Provided data Start Marker

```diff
     }
+#pragma unroll
+    for (int t = 0; t < 2; ++t) {
+      const int m0 = 16 * t;
+      f32x4 d = tile_mm_rb<1>(hwT + (cls ? T.cl1T : T.la1T) + (m0 + ln) * LD16 + 4 * lg, dout, zero4);
+#pragma unroll
+      for (int r = 0; r < 4; ++r) d[r] = sw_lrelu_grad(a1r[t][r], d[r]);
+      st4((cls ? dc1_ : dl1_) + ln * LD32 + m0 + 4 * lg, d);
+      if (live) st4(ddelta + (cls ? dd.dc1 : dd.dl1) + kb * 32 + m0 + 4 * lg, d);
+    }
   }
   sw_barrier();
-  float* dlab_ = smem + U.dlab + br * 16 * LD16;
-  float* dcod_ = smem + U.dcod + br * 16 * LD16;
-  float* dc1_ = smem + U.dc1 + br * 16 * LD32;
-  float* dl1_ = smem + U.dl1 + br * 16 * LD32;
-  float* dboth_ = smem + U.dboth + br * 16 * LD64;
+  SW_USTAMP(3);
   {
-    const int m0 = 16 * wp;
-    f32x4 ac = {0.f, 0.f, 0.f, 0.f}, al = ac;
-    ac = tile_mm_rt(hwT + T.cl1T + (m0 + ln) * LD16 + 4 * lg, dlab_ + ln * LD16 + 4 * lg, 1, ac);
-    al = tile_mm_rt(hwT + T.la1T + (m0 + ln) * LD16 + 4 * lg, dcod_ + ln * LD16 + 4 * lg, 1, al);
-#pragma unroll
-    for (int r = 0; r < 4; ++r) {
-      ac[r] = sw_lrelu_grad(c1reg[r], ac[r]);
-      al[r] = sw_lrelu_grad(l1reg[r], al[r]);
-    }
-    st4(dc1_ + ln * LD32 + m0 + 4 * lg, ac);
-    st4(dl1_ + ln * LD32 + m0 + 4 * lg, al);
-    if (live) {
-      st4(ddelta + dd.dc1 + kb * 32 + m0 + 4 * lg, ac);
-      st4(ddelta + dd.dl1 + kb * 32 + m0 + 4 * lg, al);
-    }
-  }
-  sw_barrier();
-  {
+    f32x4 dbr[2];
 #pragma unroll
     for (int q = 0; q < 2; ++q) {
       const int m0 = 16 * (2 * wp + q);
-      f32x4 acc = {0.f, 0.f, 0.f, 0.f};
+      f32x4 acc = zero4;
       acc = tile_mm_rt(hwT + T.cl0T + (m0 + ln) * LD32 + 4 * lg, dc1_ + ln * LD32 + 4 * lg, 2, acc);
       acc = tile_mm_rt(hwT + T.la0T + (m0 + ln) * LD32 + 4 * lg, dl1_ + ln * LD32 + 4 * lg, 2, acc);
-      st4(dboth_ + ln * LD64 + m0 + 4 * lg, acc);
-      if (wp == 1 && live) st4(ddelta + dd.dpcode + kb * 32 + (m0 - 32) + 4 * lg, acc);
+      dbr[q] = acc;
+      if (wp == 0) st4(smem + U.dboth + br * 16 * LD32 + ln * LD32 + m0 + 4 * lg, acc);
+      else if (live) st4(ddelta + dd.dpcode + kb * 32 + (m0 - 32) + 4 * lg, acc);
+    }
+    if (wp == 1) {
+#pragma unroll
+      for (int t = 0; t < 2; ++t) {
+        const int m0 = 16 * t;
+        f32x4 d = tile_mm_rb<2>(hwT + T.pe1T + (m0 + ln) * LD32 + 4 * lg, dbr, zero4);
+        const f32x4 q1v = ld4(smem + U.q1 + br * 16 * LD32 + ln * LD32 + m0 + 4 * lg);
+#pragma unroll
+        for (int r = 0; r < 4; ++r) d[r] = sw_lrelu_grad(q1v[r], d[r]);
+        if (live) st4(ddelta + dd.dq1 + kb * 32 + m0 + 4 * lg, d);
+      }
     }
   }
   sw_barrier();
+  SW_USTAMP(4);
+  f32x4 dh;
   {
-    const int m0 = 16 * wp;
-    f32x4 acc = {0.f, 0.f, 0.f, 0.f};
-    acc = tile_mm_rt(hwT + T.pe1T + (m0 + ln) * LD32 + 4 * lg, dboth_ + ln * LD64 + 32 + 4 * lg, 2, acc);
-#pragma unroll
-    for (int r = 0; r < 4; ++r) acc[r] = sw_lrelu_grad(q1reg[r], acc[r]);
-    if (live) st4(ddelta + dd.dq1 + kb * 32 + m0 + 4 * lg, acc);
-  }
-  if (wave < 2) {
-    const int m0 = 16 * wave;
-    const f32x4 v = ld4(smem + U.dboth + ln * LD64 + m0 + 4 * lg) + ld4(smem + U.dboth + 16 * LD64 + ln * LD64 + m0 + 4 * lg);
-    st4(smem + U.docode + ln * LD32 + m0 + 4 * lg, v);
-    if (live) st4(ddelta + dd.docode + (size_t)b * 32 + m0 + 4 * lg, v);
-  }
-  sw_barrier();
-  f32x4 dh = disc_obs_bwd_tail(hwT + T.of1T, hwT + T.of0T, smem + U.docode, smem + U.do1, o1reg, ddelta + dd.do1 + (size_t)b * 32, live);
+    f32x4 docr[2], do1r[2];
+#pragma unroll
+    for (int t = 0; t < 2; ++t)
+      docr[t] = ld4(smem + U.dboth + ln * LD32 + 16 * t + 4 * lg) + ld4(smem + U.dboth + 16 * LD32 + ln * LD32 + 16 * t + 4 * lg);
+#pragma unroll
+    for (int t = 0; t < 2; ++t) {
+      f32x4 d = tile_mm_rb<2>(hwT + T.of1T + (16 * t + ln) * LD32 + 4 * lg, docr, zero4);
+      const f32x4 o1v = ld4(smem + U.o1 + ln * LD32 + 16 * t + 4 * lg);
+#pragma unroll
+      for (int r = 0; r < 4; ++r) d[r] = sw_lrelu_grad(o1v[r], d[r]);
+      do1r[t] = d;
+    }
+    if (wave < 2 && live) {
+      st4(ddelta + dd.docode + (size_t)b * 32 + u0 + 4 * lg, wave == 0 ? docr[0] : docr[1]);
+      st4(ddelta + dd.do1 + (size_t)b * 32 + u0 + 4 * lg, wave == 0 ? do1r[0] : do1r[1]);
+    }
+    dh = tile_mm_rb<2>(hwT + T.of0T + (u0 + ln) * LD32 + 4 * lg, do1r, zero4);
+  }
+  SW_USTAMP(5);
   f32x4 dc = {0.f, 0.f, 0.f, 0.f};
   LstmWT WT;
   lstm_load_whhT(WT, dimg, swdimg::OP_WHHT, nullptr, wave, lane);
   const LstmBptt S{dsave + ds.act + (size_t)b * 384 + u0 + 4 * lg, nullptr, hwT + T.pe0T, ddelta + dd.dgates + (size_t)a0 * 256,
                    ddelta + dd.trash, a0, B};
   if (reg8) {
-    sw_barrier();
 #pragma unroll
     for (int j = 0; j < 16; ++j) asm volatile("" : "+v"(WT.whhT[j]));
 #pragma unroll
     for (int t = 7; t >= 1; --t) lstm_bptt_step<false, false, true>(WT, S, t, sg[t], sc[t], sc[t - 1], dh, dc);
     f32x4 c_1 = {0.f, 0.f, 0.f, 0.f};
     lstm_bptt_step<false, false, false>(WT, S, 0, sg[0], sc[0], c_1, dh, dc);
+    SW_USTAMP(6);
     return;
   }
-  lstm_bptt_rows<false>(WT, S, To, dh, dc, SwNop{}, [](int k) {
-    if (k == 10) sw_barrier();
-  });
+  lstm_bptt_rows<false>(WT, S, To, dh, dc);
+  SW_USTAMP(6);
 }
 
 static int g_disc_fwd_lds = 0;
diff --git a/socialways_amd/csrc/sw_disc_dev.h b/socialways_amd/csrc/sw_disc_dev.h
--- a/socialways_amd/csrc/sw_disc_dev.h
+++ b/socialways_amd/csrc/sw_disc_dev.h
@@ -69,6 +69,23 @@
         acc1 = SW_MFMA(a[q][3], b[q][3], acc1);
       }
     }
+  }
+  return acc + acc1;
+}
+
+template <int KJ>
+__device__ __forceinline__ f32x4 tile_mm_rb(const float* wrow, const f32x4 (&b)[KJ], f32x4 acc) {
+  static_assert(KJ >= 1 && KJ <= 4, "one group of k-steps");
+  f32x4 acc1 = {0.f, 0.f, 0.f, 0.f};
+  f32x4 a[KJ];
+#pragma unroll
+  for (int q = 0; q < KJ; ++q) a[q] = ld4(wrow + 16 * q);
+#pragma unroll
+  for (int q = 0; q < KJ; ++q) {
+    acc = SW_MFMA(a[q][0], b[q][0], acc);
+    acc1 = SW_MFMA(a[q][1], b[q][1], acc1);
+    acc = SW_MFMA(a[q][2], b[q][2], acc);
+    acc1 = SW_MFMA(a[q][3], b[q][3], acc1);
   }
   return acc + acc1;
 }
```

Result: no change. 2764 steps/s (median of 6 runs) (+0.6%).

Provided data End Marker

▸ **Directions for this task**
Lines from the entries that contain the string "false" must be found and copied.

▸ **Solution for this problem**
     for (int t = 7; t >= 1; --t) lstm_bptt_step<false, false, true>(WT, S, t, sg[t], sc[t], sc[t - 1], dh, dc);
     lstm_bptt_step<false, false, false>(WT, S, 0, sg[0], sc[0], c_1, dh, dc);
-  lstm_bptt_rows<false>(WT, S, To, dh, dc, SwNop{}, [](int k) {
+  lstm_bptt_rows<false>(WT, S, To, dh, dc);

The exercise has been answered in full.